Even the Americans called it a “phony” institution, since its name translates
to “Constitution Protectors”.)

There are rumors that big parts of the Neo-Nazi scene is funded by the
Verfassungsschutz. They funded and instrumented the NSU assassinations and the
Oktoberfest bombing. That's only what we know of today, go figure.

If there was a fascist regime change in Germany, yes, I would expect a lot of
people to be disappeared.

Impact on me personally, right now? How would you feel if there was a military
black-ops agency tapping you?

------
jacobrobbins
This is the correct path forward to move society into a digital era. It
follows the well established principle that the state uses force in legally
proscribed ways to maintain security. Known as the “monopoly of the legitimate
use of force”, this is a core concept of modern law
([https://en.wikipedia.org/wiki/Monopoly_on_violence](https://en.wikipedia.org/wiki/Monopoly_on_violence)).
This concept carries over cleanly from the past into the digital era. In this
case govt security forces are committing digital violence in the same way that
criminals do. Same thing as when the SWAT team breaks down a door, just a
digital version.

The alternative is that the government co-opts manufacturers so that
government agencies can carry out security tasks without using digital
violence. That’s what the FBI is seeking in the Apple case and it is a much
worse direction for society because it challenges the existence of strong
security in our increasingly digital society.
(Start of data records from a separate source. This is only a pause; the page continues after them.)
#ifndef LP_NO_LDS_DMA
#define LP_STAGE_LOAD(reg, src, dst)                                                                  \
    __builtin_amdgcn_global_load_lds((const __attribute__((address_space(1))) void*)(src),           \
// ... 93 lines not shown
                hipStream_t s, bool f16 = false);
bool launch_pwb(const void* inA, int Ca, const void* inB, int Cb, const void* wf, const float* bias, const void* res,
                void* out, int N, int HW, int Cout, int act, bool out_f32, hipStream_t s, bool f16 = false);
bool launch_headb(const void* inA, int Ca, const void* inB, int Cb, const void* wtA, const float* wbA, const void* wtB,
                  const float* wbB, const void* wf, float* out, int N, int H, int W, int K, int Cout, hipStream_t s,
                  bool f16 = false);
bool launch_mbtb(const void* x, const void* w1, const float* b1f, const void* wrow, const void* w2, const float* b2f,
                 const void* res, void* out, int N, int Cin, int Cexp, int Cout, int H, int W, int K, int S,
                 hipStream_t s, int mode = 1, int mode_s2 = 1, int mode_q = 1, const void* wrow2 = nullptr, int mode_d = 1,
                 bool f16 = false);
int phase_trace_read(unsigned long long* host, int nwg);
int wg_trace_read(unsigned long long* host, int nwg, int sel);
bool launch_deconvb(const void* inA, int Ca, const void* inB, int Cb, const void* wf, const float* bias, void* out,
                    int N, int h, int w_, int Cout, hipStream_t s, bool f16 = false);
void launch_octet_to_planar(const void* in, float* out, int N, int C, int HW, hipStream_t s, bool f16 = false);

struct ParseParams {
    int J, M;
    double det_thr, tag_thr;
    int use_det_val, ignore_too_much, nms_k, tag_per_joint;
    int joint_order[32];
};

struct FlipIndex { int v[32]; };
bool launch_tta_stage(const float* out0, const float* out1, const float* out0f, const float* out1f,
                      int N, int J, int C0, int C1, int tag_off, int h0, int w0, int h1, int w1,
                      const FlipIndex& flip_index, float* mid, hipStream_t s, const float* add0 = nullptr,
                      const float* add1 = nullptr, const float* add0f = nullptr, const float* add1f = nullptr);
void launch_maps_accumulate(float* acc, const float* src, long count, hipStream_t s);
bool launch_tta_project(const float* mid, int N, int J, int h1, int w1, int Hp, int Wp, int T,
                        float* det, float* tag, hipStream_t s);
constexpr int MAX_SCALES = 8;
struct ScaleMid {
    const float* mid;
    int h1, w1;
};
static_assert(sizeof(ScaleMid) == 16, "ScaleMid must match lp_scale_mid (16 bytes)");
struct ScaleTable { ScaleMid s[MAX_SCALES]; };
void launch_tta_merge_scales(const ScaleTable& t, int S, int first_unit, int N, int J, int T, int project2image,
                             int Hf, int Wf, float* det, float* tag, hipStream_t s);
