+            dy = f32x4{__uint_as_float(r01 << 16), __uint_as_float(r01 & 0xFFFF0000u), __uint_as_float(r23 << 16), __uint_as_float(r23 & 0xFFFF0000u)};
+            gv = dy * *reinterpret_cast<const f32x4*>(gam + col);
+            xh = (xv - mu) * rs;
+        };
+#pragma unroll
+        for (int hf = 0; hf < 2; ++hf) {
+            const int row = hf * 16 + r16;
+            Chunk pd;
+            pd.u = *reinterpret_cast<const uint4*>(PD + row * 64 + g * 16);
+            const float mu = mu_l[l0 + row], rs = rs_l[l0 + row];
+            float s1 = 0.f, s2 = 0.f;
+#pragma unroll
+            for (int t = 0; t < NJ; ++t) {
+                f32x4 dy, gv, xh;
+                g_tile(row, t, pd, mu, rs, dy, gv, xh);
+#pragma unroll
+                for (int i = 0; i < 4; ++i) {
+                    s1 += gv[i];
+                    s2 += gv[i] * xh[i];
+                }
+            }
+            s1 += __shfl_xor(s1, 16);
+            s2 += __shfl_xor(s2, 16);
+            s1 += __shfl_xor(s1, 32);
+            s2 += __shfl_xor(s2, 32);
+            if (g == 0) *reinterpret_cast<f32x2*>(red + (wave * 32 + row) * 2) = f32x2{s1, s2};
+        }
+        {
+            Chunk wb, wb2;
+            const uint2 lo = *reinterpret_cast<const uint2*>(wt + (r16 * 32 + 4 * g) * 2), hi = *reinterpret_cast<const uint2*>(wt + (r16 * 32 + 16 + 4 * g) * 2);
+            wb.u = make_uint4(lo.x, lo.y, hi.x, hi.y);
+            const uint2 lob = *reinterpret_cast<const uint2*>(wt + (HS * 32 + r16 * 32 + 4 * g) * 2), hib = *reinterpret_cast<const uint2*>(wt + (HS * 32 + r16 * 32 + 16 + 4 * g) * 2);
+            wb2.u = make_uint4(lob.x, lob.y, hib.x, hib.y);
+            const char* tp = xt + (4 * g + (r16 >> 2)) * rsx + (r16 & 3) * 8;
+#pragma unroll
+            for (int t = 0; t < NJ; ++t) {
+                const int jt = wave + 8 * t;
+                const short4s tlo = __builtin_amdgcn_ds_read_tr16_b64_v4i16((__attribute__((address_space(3))) short4s*)(tp + jt * 32));
+                const short4s thi = __builtin_amdgcn_ds_read_tr16_b64_v4i16((__attribute__((address_space(3))) short4s*)(tp + 16 * rsx + jt * 32));
+                const uint2 lo2 = __builtin_bit_cast(uint2, tlo), hi2 = __builtin_bit_cast(uint2, thi);
+                Chunk xa;
+                xa.u = make_uint4(lo2.x, lo2.y, hi2.x, hi2.y);
+                mma_chunk<f16_t>(accq[t], xa, wb);
+                mma_chunk<f16_t>(accq[t], xa, wb2);
+            }
+        }
+        __syncthreads();
+#pragma unroll
+        for (int hf = 0; hf < 2; ++hf) {
+            const int row = hf * 16 + r16, l = l0 + row;
+            float c1 = 0.f, c2 = 0.f;
+#pragma unroll
+            for (int w = 0; w < 8; ++w) {
+                const f32x2 q = *reinterpret_cast<const f32x2*>(red + (w * 32 + row) * 2);
+                c1 += q[0];
+                c2 += q[1];
+            }
+            c1 /= (float)d;
+            c2 /= (float)d;
+            const float mu = mu_l[l], rs = rs_l[l];
+            const bool pooled = l == pl;
+            Chunk pd;
+            pd.u = *reinterpret_cast<const uint4*>(PD + row * 64 + g * 16);
+            bf16_t* orow = A.dxs + (row0 + l) * A.lddxs + 4 * g;
+            float* prow = A.dpool + (size_t)b * d + 4 * g;
+#pragma unroll
+            for (int t = 0; t < NJ; ++t) {
+                f32x4 dy, gv, xh;
+                g_tile(row, t, pd, mu, rs, dy, gv, xh);
+                if (l < L) {
+                    if (pooled) {
+                        *reinterpret_cast<f32x4*>(prow + 16 * (wave * NJ + t)) = dy;
+                    } else {
+                        const f32x4 o = (gv - c1 - xh * c2) * rs;
+                        *reinterpret_cast<uint2*>(orow + 16 * (wave * NJ + t)) = make_uint2(pack2_t<bf16_t>(o[0], o[1]), pack2_t<bf16_t>(o[2], o[3]));
+                    }
+                }
+            }
+        }
+    }
+    __syncthreads();
+    part[tid] = zm;
+    part[NT + tid] = spd;
+    part[2 * NT + tid] = sw;
+    __syncthreads();
+    if (tid < HS) {
+        float s = 0.f, sp = 0.f, ws = 0.f;
+        for (int r = 0; r < 32; ++r) {
+            s += part[r * 16 + tid];
+            sp += part[NT + r * 16 + tid];
+            ws += part[2 * NT + r * 16 + tid];
+        }
+        zmu[tid] = s;
+        dl[tid] -= ws > 0.f ? sp / ws : 0.f;
+    }
+    __syncthreads();
+    if (r16 < H) {
+        const float z = zmu[r16], off = dl[r16];
+#pragma unroll
+        for (int t = 0; t < NJ; ++t) {
+            const int j = 16 * (wave + 8 * t) + 4 * g;
+            const f32x4 hb4 = *reinterpret_cast<const f32x4*>(A.hbar + ((size_t)b * H + r16) * d + j) - *reinterpret_cast<const f32x4*>(A.beta + j);
+            *reinterpret_cast<f32x4*>(A.dqt + ((size_t)b * H + r16) * d + j) = *reinterpret_cast<const f32x4*>(gam + j) * (accq[t] - z) + hb4 * off;
+        }
+    }
+}
+
+__global__ __launch_bounds__(256) void spool_pool_rows_kernel(int B, int L, int d, const int* __restrict__ pidx, const float* __restrict__ dpool, const bf16_t* __restrict__ cdh,
+                                                              int ldcdh, const bf16_t* __restrict__ cdx, int ldcdx, const f16_t* __restrict__ x, int ldx,
+                                                              const float* __restrict__ mean, const float* __restrict__ rstd, const float* __restrict__ gamma,
+                                                              bf16_t* __restrict__ dxs, int lddxs) {
+    const int b = blockIdx.x * 4 + (threadIdx.x >> 6), lane = threadIdx.x & 63;
+    if (b >= B) return;
+    const size_t row = (size_t)b * L + (pidx ? min(max(pidx[b], 0), L - 1) : 0);
+    const float mu = mean[row], rs = rstd[row];
+    const f16_t* xr = x + row * ldx;
+    f32x4 gj[4], xh[4];
+    float s1 = 0.f, s2 = 0.f;
+#pragma unroll
+    for (int u = 0; u < 4; ++u) {
+        const int j = 4 * lane + 256 * u;
+        gj[u] = xh[u] = f32x4{0.f, 0.f, 0.f, 0.f};
+        if (j < d) {
+            const f32x4 dy = *reinterpret_cast<const f32x4*>(dpool + (size_t)b * d + j) + Elem<bf16_t>::ld4(cdh + (size_t)b * ldcdh + j);
+            const uint32_t r01 = pack2_t<bf16_t>(dy[0], dy[1]), r23 = pack2_t<bf16_t>(dy[2], dy[3]);
+            gj[u] = f32x4{__uint_as_float(r01 << 16), __uint_as_float(r01 & 0xFFFF0000u), __uint_as_float(r23 << 16), __uint_as_float(r23 & 0xFFFF0000u)} *
+                    *reinterpret_cast<const f32x4*>(gamma + j);
+            xh[u] = (Elem<f16_t>::ld4(xr + j) - mu) * rs;
+        }
+    }
+#pragma unroll
+    for (int u = 0; u < 4; ++u)
+#pragma unroll
+        for (int i = 0; i < 4; ++i) {
+            s1 += gj[u][i];
+            s2 += gj[u][i] * xh[u][i];
+        }
+    const float c1 = wave_sum(s1) / (float)d, c2 = wave_sum(s2) / (float)d;
+#pragma unroll
+    for (int u = 0; u < 4; ++u) {
+        const int j = 4 * lane + 256 * u;
+        if (j < d) {
+            const f32x4 o = (gj[u] - c1 - xh[u] * c2) * rs;
+            const uint32_t r01 = pack2_t<bf16_t>(o[0], o[1]), r23 = pack2_t<bf16_t>(o[2], o[3]);
+            const f32x4 ob = f32x4{__uint_as_float(r01 << 16), __uint_as_float(r01 & 0xFFFF0000u), __uint_as_float(r23 << 16), __uint_as_float(r23 & 0xFFFF0000u)} +
+                             Elem<bf16_t>::ld4(cdx + (size_t)b * ldcdx + j);
+            *reinterpret_cast<uint2*>(dxs + row * lddxs + j) = make_uint2(pack2_t<bf16_t>(ob[0], ob[1]), pack2_t<bf16_t>(ob[2], ob[3]));
+        }
+    }
+}
+
+size_t spool1_lds(int L, int d) {
+    const size_t Lp32 = (size_t)((L + 31) & ~31);
+    return 32 * ((size_t)d * 2 + XT_PAD) + PART_BYTES + 32 * 64 + 2 * HS * 32 * 2 + 8 * 32 * 2 * 4 + (size_t)d * 4 + 2 * Lp32 * 4 + 5 * HS * 4;
+}
+
+int spool1_launch(const Spool1Args& A, hipStream_t s) {
+    const int KS = A.d / 32;
+    const size_t lds = spool1_lds(A.L, A.d);
+#define SP1(K)                                                                               \
+    if (KS == K) {                                                                           \
+        static LdsOnce once;                                                                 \
+        if (int e = lpi_ensure_lds(once, (const void*)spool_bwd1_kernel<K>, 160 * 1024)) return e; \
+        LPI_LAUNCH((spool_bwd1_kernel<K>), dim3(A.B), dim3(NT), lds, s, A);                  \
+        LPI_CHECK_LAST();                                                                    \
+        return 0;                                                                            \
+    }
+    SP1(24) SP1(32) SP1(4) SP1(8) SP1(16)
+#undef SP1
+    return LPI_ENOSYS;
+}
+
 size_t spool_lds(int L, int d, bool bwd) {
     const size_t Lp = (size_t)((L + 15) & ~15), rb = (size_t)d * 2 + 16;
     const size_t Lp32 = (Lp + 31) & ~(size_t)31, wt = HS * Lp32 * 2, xt = 32 * ((size_t)d * 2 + XT_PAD);
@@ -428,7 +751,9 @@
     return std::max(std::max(2 * HS * rb, (size_t)d * W2B), xt) + 2 * Lp * HS * 4 + Lp * 64 + 2 * Lp * 4 + 3 * HS * 4 + wt;
 }
 
-bool spool_ok(int L, int H, int d) { return H >= 1 && H <= HS && d == HD * H && d % 32 == 0 && d <= 2 * NT && L >= 1 && L <= 288 && spool_lds(L, d, true) <= 160 * 1024; }
+bool spool_ok(int L, int H, int d) {
+    return H >= 1 && H <= HS && d == HD * H && d % 32 == 0 && d <= 2 * NT && L >= 1 && L <= 288 && spool_lds(L, d, true) <= 160 * 1024 && spool1_lds(L, d) <= 160 * 1024;
+}
 
 template <bool BWD>
 int spool_launch(const SpoolArgs& A, hipStream_t s) {
@@ -505,3 +830,33 @@
     if (int e = spool_launch<true>(A, s)) return e;
     return headw_n<bf16_t, bf16_t>(B, H, d, dqt, Wqkv, ldw, d, nullptr, 0.125f, dq, lddq, s);
 }
+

Note that the legitimate use of force is done according to law. As stated in
the article, “In order to use the malware, government officials will have to
get a court order, allowing authorities to hack into a citizen's system.”. If
your objection to this is “they say that it’s done according to law but we
know there will also be instances of them using it inappropriately” then you
are also arguing that strong encryption (and pretty much any interesting
technology) should not be allowed for public use because we know there will
also be instances of it being used to achieve bad ends.
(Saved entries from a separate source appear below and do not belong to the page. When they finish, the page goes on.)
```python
class GraphCreator(object):

    def __init__(self, pde, neighbors=2, time_window=5, t_resolution=250, x_resolution=100, device=None):
        assert isinstance(neighbors, int) and isinstance(time_window, int)
        self.pde = pde
        self.n = neighbors
        self.tw = time_window
        self.t_res = t_resolution
        self.x_res = x_resolution
        self.device = device
        self._edge_cache = {}
        self._small = {}

    def _cached(self, key, make):
        v = self._small.get(key)
        if v is None:
            if len(self._small) > 256:
                self._small.clear()
            v = self._small[key] = make()
        return v

    def _steps_on(self, steps, device):
        if torch.is_tensor(steps):
            return steps.to(device=device, dtype=torch.long)
        steps = tuple(int(s) for s in steps)
        return self._cached(('steps', steps, str(device)), lambda: torch.tensor(steps, dtype=torch.long, device=device))

    def _time_axis_on(self, device):
        p = self.pde
        return self._cached(('t', float(p.tmin), float(p.tmax), int(p.grid_size[0]), str(device)),
                            lambda: torch_time_axis(p).to(device))

    def to(self, device):
        self.device = device
        return self

    def create_data(self, datapoints, steps):
        dev, tw = datapoints.device, self.tw
        if not torch.is_tensor(steps) and len(steps) > 0 and all(int(s) == int(steps[0]) for s in steps) and not _NO_SLICE:
            s0 = int(steps[0])
            if tw <= s0 <= datapoints.shape[1] - tw:
                return datapoints[:, s0 - tw:s0], datapoints[:, s0:s0 + tw]
        steps_t = self._steps_on(steps, dev)
        b = self._cached(('b', datapoints.shape[0], str(dev)), lambda: torch.arange(datapoints.shape[0], device=dev)[:, None])
        win = self._cached(('win', tw, str(dev)), lambda: torch.arange(-tw, tw, device=dev)[None, :])
        block = datapoints[b, steps_t[:, None] + win]
        return block[:, :tw], block[:, tw:]

    def _flatten(self, block):
        if f'{self.pde}' == 'AD':
            b, tw, c, nx = block.shape
            return block.permute(0, 3, 2, 1).reshape(b * nx, c * tw)
        b, tw, nx = block.shape
        return block.permute(0, 2, 1).reshape(b * nx, tw)

    def build_edge_index(self, x0, bsz, device):
        name = f'{self.pde}'
        nx = x0.shape[0]
        x0c = x0.detach().to('cpu', torch.float64).contiguous()
        key = (name, self.n, bsz, nx, str(device), bool(getattr(self.pde, 'untructured_grid', False)),
               hash(x0c.numpy().tobytes()))
        if key in self._edge_cache:
            return self._edge_cache[key]
        sizes = [nx] * bsz
        if name in ('CE', 'KF', 'KS', 'AD'):
            if name == 'AD' and getattr(self.pde, 'untructured_grid', False):
# ... 63 lines not shown
```

### msmp-pde_amd/layers.py

```python
import ctypes
import threading

import torch
from torch import nn

from . import _lib
from ._lib import lib, check, ptr, current_stream, HIDDEN
from .graph import GraphStructure


class Swish(nn.Module):

    def __init__(self, beta=1):
        super().__init__()
        self.beta = beta

    def forward(self, x):
        return x * torch.sigmoid(self.beta * x)
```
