void fill_phase(GatherParams& p, const route::ConvPhase& q) {
    p.B = q.B; p.Hi = q.Hi; p.Wi = q.Wi; p.Ci = q.Ci;
    p.Ho = q.Ho; p.Wo = q.Wo; p.Co = q.Co;
    p.Hp = q.Hp; p.Wp = q.Wp; p.os = q.os; p.ooy = q.ooy; p.oox = q.oox; p.is = q.is;
    p.ntaps = q.ntaps; p.nky = q.nky; p.nkx = q.nkx; p.dy0 = q.dy0; p.ddy = q.ddy; p.dx0 = q.dx0; p.ddx = q.ddx;
    p.ky0 = q.ky0; p.kx0 = q.kx0; p.kstep = q.kstep; p.KW = q.KW;
    p.RP = q.RP; p.CP = q.CP; p.M = q.M; p.m_begin = 0;
    p.x3 = q.x3; p.dense = q.dense; p.pair = q.pair; p.no_split = q.no_split;
}
GatherParams launch_params(const GatherParams& phase, const route::ConvLaunch& l, int i, const void* zero) {
    GatherParams p = phase;
    if (l.kernel != route::CONV_GLDS_MULTI) { p.m_begin = l.m_begin; p.M = l.M; }
    p.tiles_m = l.tiles_m[i]; p.tiles_n = l.tiles_n;
    p.stab_nb = l.stab_nb[i]; p.stab_stride = l.stab_stride;
    p.t2_tx = l.t2_tx; p.t2_ty = l.t2_ty;
    p.part_row0 = l.part_row0[i];
    p.zero = zero;
    return p;
}

template <typename K, typename P>
void launch_kernel(K kern, gif::LdsAttr& attr, const route::ConvLaunch& l, const P& p, hipStream_t s) {
    gif::launch_lds(kern, attr, dim3((unsigned)l.grid), dim3(l.threads), l.lds_bytes, s, p);
}

template <int BM, int BN, int BK, int WMv, int WNv>
bool simple_try(const route::ConvLaunch& l, const GatherParams& p, hipStream_t s) {
    if (l.BM != BM || l.BN != BN || l.BK != BK) return false;
    static gif::LdsAttr attr;
    launch_kernel(conv_gather_mfma<BM, BN, BK, WMv, WNv>, attr, l, p, s);
    return true;
}

template <typename T, int BM, int BN, int WMv, int WNv, bool SCALE, int X3, int NST>
void glds_run(const route::ConvLaunch& l, const GatherParams& p, hipStream_t s) {
    static gif::LdsAttr attr;
    launch_kernel(conv_gather_mfma_glds<T, BM, BN, WMv, WNv, SCALE, 128 / sizeof(T), X3, NST>, attr, l, p, s);
}
template <typename T, int BM, int BN, int WMv, int WNv, int X3, int NST = 2>
bool glds_try(const route::ConvLaunch& l, const GatherParams& p, hipStream_t s) {
    if (l.X3 != X3 || l.NST != NST) return false;
    l.SCALE ? glds_run<T, BM, BN, WMv, WNv, true, X3, NST>(l, p, s) : glds_run<T, BM, BN, WMv, WNv, false, X3, NST>(l, p, s);
    return true;
}
template <typename T, int BM, int BN, int WMv, int WNv>
bool glds_tile(const route::ConvLaunch& l, const GatherParams& p, hipStream_t s) {
    if (l.f16 != (sizeof(T) == 2) || l.BM != BM || l.BN != BN || l.WM != WMv || l.WN != WNv) return false;
    if constexpr (sizeof(T) == 4) {
        if constexpr (WNv == 1 || (BM == 64 && BN == 64)) {
            if constexpr (WMv * WNv == 8)
                if (glds_try<T, BM, BN, WMv, WNv, 2, 3>(l, p, s)) return true;
            if (glds_try<T, BM, BN, WMv, WNv, 2>(l, p, s)) return true;
        }
        if (glds_try<T, BM, BN, WMv, WNv, 1>(l, p, s)) return true;
    }
    return glds_try<T, BM, BN, WMv, WNv, 0>(l, p, s);
}

template <typename T, int BM, int BN, int WMv, int WNv, bool SCALE, int X3, int NST>
void multi_run(const route::ConvLaunch& l, const MultiParams& mp, hipStream_t s) {
    static gif::LdsAttr attr;
    launch_kernel(conv_gather_mfma_glds_multi<T, BM, BN, WMv, WNv, SCALE, 128 / sizeof(T), X3, NST>, attr, l, mp, s);
}
template <typename T, int BM, int BN, int WMv, int WNv, int X3, int NST = 2>
bool multi_try(const route::ConvLaunch& l, const MultiParams& mp, hipStream_t s) {
    if (l.f16 != (sizeof(T) == 2) || l.BM != BM || l.BN != BN || l.WM != WMv || l.WN != WNv || l.X3 != X3 || l.NST != NST) return false;
    l.SCALE ? multi_run<T, BM, BN, WMv, WNv, true, X3, NST>(l, mp, s) : multi_run<T, BM, BN, WMv, WNv, false, X3, NST>(l, mp, s);
    return true;
}

template <int BN, int CP>
bool halo_try(const route::ConvLaunch& l, const GatherParams& p, hipStream_t s) {
    static_assert(halo_lds_floats<BN, CP>() == route::halo_lds_floats(CP), "conv_route.h sizes the LDS of conv_halo_f16");
    if (l.BN != BN || l.HCP != CP) return false;
    static gif::LdsAttr attr;
    launch_kernel(conv_halo_f16<BN, CP>, attr, l, p, s);
    return true;
}

int conv_dispatch(const route::ConvLaunch& l, const GatherParams* ph, hipStream_t s, const char* who) {
    using gif::f16;
    const void* zero = nullptr;
    if (l.kernel != route::CONV_SIMPLE) {
        zero = gif::zero_page16();
        GIF_REQUIRE(zero, "%s: zero page lookup failed", who);
    }
    bool launched = false;
    if (l.kernel == route::CONV_GLDS_MULTI) {
        MultiParams mp{};
        int total = 0;
        for (int i = 0; i < l.nph; ++i) {
            mp.ph[i] = launch_params(ph[l.phase0 + i], l, i, zero);
            total += l.tiles_m[i] * l.tiles_n;
            mp.wg_end[i] = total;
        }
        mp.nph = l.nph;
        launched = multi_try<float, 64, 64, 2, 2, 0>(l, mp, s) || multi_try<float, 64, 64, 2, 2, 1>(l, mp, s) ||
                   multi_try<float, 64, 64, 2, 2, 2>(l, mp, s) || multi_try<float, 256, 128, 8, 1, 1>(l, mp, s) ||
                   multi_try<float, 256, 128, 8, 1, 2>(l, mp, s) || multi_try<float, 256, 128, 8, 1, 2, 3>(l, mp, s) ||
                   multi_try<f16, 64, 64, 2, 2, 0>(l, mp, s);
    } else {
        GatherParams p = launch_params(ph[l.phase0], l, 0, zero);
        switch (l.kernel) {
        case route::CONV_SIMPLE:
            launched = simple_try<128, 128, 32, 2, 2>(l, p, s) || simple_try<128, 128, 8, 2, 2>(l, p, s) ||
                       simple_try<256, 32, 32, 4, 1>(l, p, s) || simple_try<256, 32, 8, 4, 1>(l, p, s);
            break;
        case route::CONV_GLDS:
            launched = glds_tile<float, 128, 128, 2, 2>(l, p, s) || glds_tile<float, 128, 128, 4, 1>(l, p, s) ||
                       glds_tile<float, 256, 128, 8, 1>(l, p, s) || glds_tile<float, 256, 128, 4, 2>(l, p, s) ||
                       glds_tile<float, 128, 64, 4, 1>(l, p, s) || glds_tile<float, 64, 64, 2, 2>(l, p, s) ||
                       glds_tile<float, 256, 32, 4, 1>(l, p, s) ||
                       glds_tile<f16, 256, 256, 2, 4>(l, p, s) || glds_tile<f16, 128, 128, 2, 2>(l, p, s) ||
                       glds_tile<f16, 128, 64, 2, 2>(l, p, s) || glds_tile<f16, 64, 64, 2, 2>(l, p, s) ||
                       glds_tile<f16, 256, 32, 4, 1>(l, p, s);
            break;
        case route::CONV_ROWS_THIN: {
            static gif::LdsAttr attr;
            launch_kernel(conv3x3_rows_thin_h2, attr, l, p, s);
            launched = true;
            break;
        }
        case route::CONV_HALO:
            launched = halo_try<32, 32>(l, p, s) || halo_try<32, 64>(l, p, s) || halo_try<64, 32>(l, p, s) || halo_try<64, 64>(l, p, s);
            break;
        }
    }
    GIF_REQUIRE(launched, "%s: the route names a kernel that is not built (kind %d %s %dx%d waves %dx%d x3 %d stages %d)", who, l.kernel,
                l.f16 ? "f16" : "f32", l.BM, l.BN, l.WM, l.WN, l.X3, l.NST);
    return 0;
}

I understand that the reality of police, military, etc are not as nice as the
theory but I have not seen people here explicitly rejecting the use of force
by the state. If you oppose the German government employing spyware, you
should consider whether you also oppose it arresting people in general. I
suspect most people here have no alternative to suggest in place of the
centuries of legal tradition that western societies are built on.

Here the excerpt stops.